ENTRIES SUPPLIED ->
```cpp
template <int MAXN, int UNROLL, int CAP, bool SMALLH>
__global__ __launch_bounds__(256, SPH_WALK_WAVES) void k_sph_walk(SimK k, SortedIn S, StateIn in, StateOut out, const uint32_t* __restrict__ order,
                                                                  const uint32_t* __restrict__ cellStart, const uint32_t* __restrict__ liveCount, int n,
                                                                  int dbg, unsigned long long* __restrict__ stats, const uint32_t* __restrict__ rangeLo,
                                                                  const uint32_t* __restrict__ rangeHi) {
    constexpr int kB = 256;
    constexpr uint32_t kRowBytes = kB * 2;
    static_assert(kRowBytes == 512, "the cursor advance reads bit 9 of (sign >> 22)");
    constexpr int kSpare = UNROLL > 2 ? UNROLL : 2;
    __shared__ uint16_t nl[MAXN + kSpare][kB];
    __shared__ uint32_t rowA[kB / 64][16];
    __shared__ float4 stage[kB / 64][CAP];
    static_assert(CAP <= 192, "the window is staged with three loads per lane, and a window offset has 8 bits in an entry");
    const int tid = threadIdx.x;
    const int lane = tid & 63, wv = tid >> 6;
    const int boundAll = liveCount ? min(n, (int)*liveCount) : n;
    const bool ends = (dbg & 256) != 0;
    int first = (rangeLo && !ends) ? min((int)*rangeLo, boundAll) : 0;
    int bound = rangeHi ? min((int)*rangeHi, boundAll) : boundAll;
    int vb;
    if (!ends) {
        const int nBlocks = (max(bound - first, 0) + kB - 1) / kB, perXcd = (nBlocks + 7) >> 3;
        vb = ((int)blockIdx.x & 7) * perXcd + ((int)blockIdx.x >> 3);
        if (((int)blockIdx.x >> 3) >= perXcd || vb >= nBlocks) return;
    } else {
        const int endLo = min((int)*rangeLo, boundAll), startHi = max(bound, endLo);
        const int nLo = (endLo + kB - 1) / kB, nHi = (max(boundAll - startHi, 0) + kB - 1) / kB, perXcd = (nLo + nHi + 7) >> 3;
        vb = ((int)blockIdx.x & 7) * perXcd + ((int)blockIdx.x >> 3);
        if (((int)blockIdx.x >> 3) >= perXcd || vb >= nLo + nHi) return;
        if (vb < nLo) { first = 0; bound = endLo; } else { first = startHi; bound = boundAll; vb -= nLo; }
    }
    const int sRaw = first + vb * kB + tid;
    bool live = sRaw < bound;
    const int s = live ? sRaw : max(bound - 1, 0);
    const float4 P = S.P(s), V = S.V(s), O = S.own[s];
    if (live && special_slot(k, S, in, out, order, s, P, V, O)) live = false;
    Own o;
    own_reset(o);
    o.px = P.x; o.py = P.y; o.pz = P.z; o.vx = V.x; o.vy = V.y; o.vz = V.z; o.rho = 0.0f; o.prs = 0.0f;
    const uint32_t cb = fbits(O.x);
    const int cx = (int)(cb & 1023u), cy = (int)((cb >> 10) & 1023u), cz = (int)(cb >> 20);
    const int xlo = max(cx - 1, 0), xhi = min(cx + 1, k.gx - 1);
    const __amdgpu_buffer_rsrc_t bufPV = __builtin_amdgcn_make_buffer_rsrc((void*)S.pv, 0, (int)((uint32_t)n * 32u), 0x00020000);
    const float eps = SPH_WALK_EPS * k.h;
    const float hp = k.h + eps;
    const float qx = fmaf(0.995f * fmaf(k.gravx, k.dt, o.vx), k.dt, o.px), qy = fmaf(0.995f * fmaf(k.gravy, k.dt, o.vy), k.dt, o.py),
                qz = fmaf(0.995f * fmaf(k.gravz, k.dt, o.vz), k.dt, o.pz);
    const float mvx = qx - o.px, mvy = qy - o.py, mvz = qz - o.pz;
    const float ex = mvx + mvx, ey = mvy + mvy, ez = mvz + mvz;
    const float mm = dot3(mvx, mvy, mvz, mvx, mvy, mvz);
    const float c0 = mm - (hp * hp) * 1.0001f;
    constexpr float kBig = 0x1p40f;
    uint32_t qs[9], qe[9];
#pragma unroll
    for (int r = 0; r < 9; ++r) {
        const int nz = cz + r / 3 - 1, ny = cy + r % 3 - 1;
        const bool in = live && nz >= 0 && nz < k.gz && ny >= 0 && ny < k.gy;
        const int rowBase = in ? (nz * k.gy + ny) * k.gx : 0;
        const uint32_t a = cellStart[rowBase + xlo], b = cellStart[rowBase + xhi + 1];
        qs[r] = in ? a : 0u; qe[r] = in ? b : 0u;
    }
    bool listOk = !(dbg & 1) && !(mm > 256.0f * k.h2);
    uint32_t cur = (uint32_t)tid * 2u;
    const uint32_t curEnd = (uint32_t)tid * 2u + (uint32_t)MAXN * kRowBytes;
    const uint32_t adv = live ? kRowBytes : 0u;
    char* const nlBytes = reinterpret_cast<char*>(&nl[0][0]);
    uint32_t eSelf = 0xffffffffu;
    auto density = [&](const float4& J, float& r2, float& t) {
        const float dx = o.px - J.x, dy = o.py - J.y, dz = o.pz - J.z;
        r2 = dot3(dx, dy, dz, dx, dy, dz);
        t = SMALLH ? __builtin_amdgcn_fmed3f(k.h2 - r2, 0.0f, 1.0f) : fmaxf(k.h2 - r2, 0.0f);
        o.dsum = fmaf(t * t, t, o.dsum);
        return fmaf(ez, dz, fmaf(ey, dy, fmaf(ex, dx, r2 + c0)));
    };
    auto visit = [&](const float4& J, uint32_t e, bool selfRow) {
        float r2, t;
        const float w = density(J, r2, t);
        float sg = fmaf(-kBig, t, w);
        if (selfRow) sg = (e == eSelf) ? 1.0f : sg;
        *reinterpret_cast<uint16_t*>(nlBytes + cur) = (uint16_t)e;
        cur += (fbits(sg) >> 22) & adv;
    };
    unsigned long long mneN = 0ull;
    uint32_t aN = 0u, bN = 0u;
    bool stagedN = false;
    float4 pre0 = make_float4(0.0f, 0.0f, 0.0f, 0.0f), pre1 = pre0, pre2 = pre0;
    const uint32_t laneOff32 = (uint32_t)lane * 32u;
    auto plan = [&](uint32_t q0, uint32_t q1) {
        const bool ne = q1 > q0;
        mneN = __ballot(ne);
        aN = bN = 0u; stagedN = false;
        if (mneN == 0ull) return;
        const int lf = __ffsll((long long)mneN) - 1, ll = 63 - __clzll((long long)mneN);
        const uint32_t A = (uint32_t)__builtin_amdgcn_readlane((int)q0, lf);
        const uint32_t B = (uint32_t)__builtin_amdgcn_readlane((int)q1, ll);
        aN = A; bN = B;
        stagedN = (B - A) <= (uint32_t)CAP && !(dbg & 4);
        if (stagedN) {
            const __amdgpu_buffer_rsrc_t rw = __builtin_amdgcn_make_buffer_rsrc((void*)(S.pv + 2u * (size_t)A), 0, (int)((B - A) * 32u), 0x00020000);
            pre0 = buf_load4(rw, laneOff32);
            if (CAP > 64) pre1 = buf_load4(rw, laneOff32 + 2048u);
            if (CAP > 128) pre2 = buf_load4(rw, laneOff32 + 4096u);
        }
    };
    int nRows = 0, nUnstaged = 0;
    plan(qs[0], qe[0]);
#pragma unroll
    for (int r = 0; r < 9; ++r) {
        const uint32_t q0 = qs[r], q1 = qe[r];
        const bool ne = q1 > q0;
        const unsigned long long mne = mneN;
        const uint32_t A = aN, B = bN;
        const bool staged = stagedN;
        const bool selfRow = (r == 4);
        if (mne != 0ull && staged) {
            const uint32_t e0 = ((uint32_t)r << 12) | ((uint32_t)lane << 4);
            stage[wv][lane] = make_float4(pre0.x, pre0.y, pre0.z, bitsf(e0));
            if (CAP > 64 && (CAP >= 128 || lane < CAP - 64)) stage[wv][lane + 64] = make_float4(pre1.x, pre1.y, pre1.z, bitsf(e0 + (64u << 4)));
            if (CAP > 128 && lane < CAP - 128) stage[wv][lane + 128] = make_float4(pre2.x, pre2.y, pre2.z, bitsf(e0 + (128u << 4)));
        }
        if (r < 8) plan(qs[r + 1], qe[r + 1]);
        if (mne == 0ull) continue;
        nRows += 1; nUnstaged += staged ? 0 : 1;
        const uint32_t len = q1 - q0;
        if (lane == 0) rowA[wv][r] = A * 32u;
        if (B - A > 255u) listOk = false;
        const uint32_t off = ne ? q0 - A : 0u;
        if (selfRow) eSelf = (4u << 12) | ((((uint32_t)s - A) << 4) & 0xff0u);
        if (staged) {
            __builtin_amdgcn_wave_barrier();
            const float4* __restrict__ wp = &stage[wv][off];
            uint32_t m = 0;
            for (; m + UNROLL <= len; m += UNROLL) {
                float4 J[UNROLL];
#pragma unroll
                for (int u = 0; u < UNROLL; ++u) J[u] = wp[m + (uint32_t)u];
                cur = min(cur, curEnd);
#pragma unroll
                for (int u = 0; u < UNROLL; ++u) visit(J[u], fbits(J[u].w), selfRow);
            }
            for (; m < len; ++m) {
                const float4 J = wp[m];
                cur = min(cur, curEnd);
                visit(J, fbits(J.w), selfRow);
            }
            __builtin_amdgcn_wave_barrier();
        } else {
            uint32_t e = ((uint32_t)r << 12) | ((off << 4) & 0xff0u);
            uint32_t m = 0;
            for (; m + UNROLL <= len; m += UNROLL) {
                float4 J[UNROLL];
#pragma unroll
                for (int u = 0; u < UNROLL; ++u) J[u] = S.P(q0 + m + (uint32_t)u);
                cur = min(cur, curEnd);
#pragma unroll
                for (int u = 0; u < UNROLL; ++u) visit(J[u], e + 16u * (uint32_t)u, selfRow);
                e += 16u * UNROLL;
            }
            for (; m < len; ++m, e += 16u) {
                const float4 J = S.P(q0 + m);
                cur = min(cur, curEnd);
                visit(J, e, selfRow);
            }
        }
    }
    __builtin_amdgcn_wave_barrier();
    listOk = (listOk && cur < curEnd) || !live;
    finish_density(k, o);


    const char* const rowBytes = reinterpret_cast<const char*>(&rowA[tid >> 6][0]);
    auto fetch = [&](uint32_t at, float4& J, float4& JV) {
        const uint32_t ent = *reinterpret_cast<const uint16_t*>(nlBytes + at);
        const uint32_t base = *reinterpret_cast<const uint32_t*>(rowBytes + ((ent >> 10) & 0x3cu));
        const uint32_t qb = base + ((ent & 0xff0u) << 1);
        J = buf_load4(bufPV, qb); JV = buf_load4(bufPV, qb + 16u);
    };
    auto listed = [&](auto&& f) {
        const uint32_t end = cur;
        uint32_t at = (uint32_t)tid * 2u;
        float4 J0, V0, J1, V1, J2, V2, J3, V3;
        J0 = V0 = J1 = V1 = J2 = V2 = J3 = V3 = make_float4(0.0f, 0.0f, 0.0f, 0.0f);
        if (at < end) fetch(at, J0, V0);
        if (at + kRowBytes < end) fetch(at + kRowBytes, J1, V1);
        while (at < end) {
            if (at + 2u * kRowBytes < end) fetch(at + 2u * kRowBytes, J2, V2);
            f(J0, V0);
            if (at + 3u * kRowBytes < end) fetch(at + 3u * kRowBytes, J3, V3);
            if (at + kRowBytes < end) f(J1, V1);
            at += 2u * kRowBytes;
            if (!(at < end)) break;
            if (at + 2u * kRowBytes < end) fetch(at + 2u * kRowBytes, J0, V0);
            f(J2, V2);
            if (at + 3u * kRowBytes < end) fetch(at + 3u * kRowBytes, J1, V1);
            if (at + kRowBytes < end) f(J3, V3);
            at += 2u * kRowBytes;
        }
    };
    static_assert(kSpare >= 2, "the walks read up to two rows past the last entry");
    auto plain = [&](auto&& f) {
        for (int r = 0; r < 9; ++r) {
            const int nz = cz + r / 3 - 1, ny = cy + r % 3 - 1;
            if (nz < 0 || nz >= k.gz || ny < 0 || ny >= k.gy) continue;
            const int rowBase = (nz * k.gy + ny) * k.gx;
            const uint32_t a = cellStart[rowBase + xlo], b = cellStart[rowBase + xhi + 1];
            auto within = [&](const float4& J) { const float dx = o.px - J.x, dy = o.py - J.y, dz = o.pz - J.z; return dot3(dx, dy, dz, dx, dy, dz) < k.h2; };
            uint32_t q = a;
            for (; q + 2u <= b; q += 2u) {
                const float4 J0 = S.P(q), V0 = S.V(q), J1 = S.P(q + 1u), V1 = S.V(q + 1u);
                if (__any(within(J0))) f(J0, V0, (int32_t)((int)q != s ? -1 : 0));
                if (__any(within(J1))) f(J1, V1, (int32_t)((int)(q + 1u) != s ? -1 : 0));
            }
            if (q < b) { const float4 J = S.P(q); if (__any(within(J))) f(J, S.V(q), (int32_t)((int)q != s ? -1 : 0)); }
        }
    };
    auto force_at = [&](const float4& J, const float4& JV) { pair_force_other(k, o, J, JV); };
    auto xsph_at = [&](const float4& J, const float4& JV) { pair_xsph_other<SMALLH>(k, o, J, JV); };
    auto force_plain = [&](const float4& J, const float4& JV, int32_t ok) { pair_force(k, o, J.x, J.y, J.z, JV.x, JV.y, JV.z, JV.w, J.w, ok); };
    auto xsph_plain = [&](const float4& J, const float4& JV, int32_t ok) { pair_xsph(k, o, J.x, J.y, J.z, JV.x, JV.y, JV.z, J.w, ok); };
    if (listOk) listed(force_at); else plain(force_plain);
    integrate(k, o);
    const float mx = o.px - qx, my = o.py - qy, mz = o.pz - qz;
    const float lim = 0.98f * eps;
    const bool near = (dot3(mx, my, mz, mx, my, mz) <= lim * lim && !(dbg & 2)) || !live;
    if (listOk && near) listed(xsph_at); else plain(xsph_plain);
    const float foamOut = finish_particle(k, o, O.y);
    if (live) store_fields<true>(k, out, s, fbits(O.z), fbits(O.w), o.px, o.py, o.pz, o.vx, o.vy, o.vz, o.ax, o.ay, o.az, o.rho, o.prs, foamOut, cz);
    if (dbg & 8) {
        const unsigned long long slowT = (unsigned long long)__popcll(__ballot(live && !(listOk && near)));
        unsigned long long ents = (unsigned long long)((live && listOk) ? (cur - (uint32_t)tid * 2u) / kRowBytes : 0u);
        for (int d = 32; d >= 1; d >>= 1) ents += (unsigned long long)__shfl_xor((int)ents, d, 64);
        const unsigned long long ovf = (unsigned long long)__popcll(__ballot(live && !listOk)), far = (unsigned long long)__popcll(__ballot(live && listOk && !near));
        if (lane == 0) { atomicAdd(&stats[0], (unsigned long long)nUnstaged); atomicAdd(&stats[3], (unsigned long long)nRows); atomicAdd(&stats[1], slowT); atomicAdd(&stats[2], ents & 0xffffffffull); atomicAdd(&stats[4], 64ull); atomicAdd(&stats[5], ovf); atomicAdd(&stats[6], far); atomicAdd(&stats[7], slowT ? 1ull : 0ull); }
    }
}

}
```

ACTION ITEM -> Search the records for the word "rangeLo" and copy every line where it occurs.

COMPLETED TASK ->
                                                                  int dbg, unsigned long long* __restrict__ stats, const uint32_t* __restrict__ rangeLo,
    int first = (rangeLo && !ends) ? min((int)*rangeLo, boundAll) : 0;
        const int endLo = min((int)*rangeLo, boundAll), startHi = max(bound, endLo);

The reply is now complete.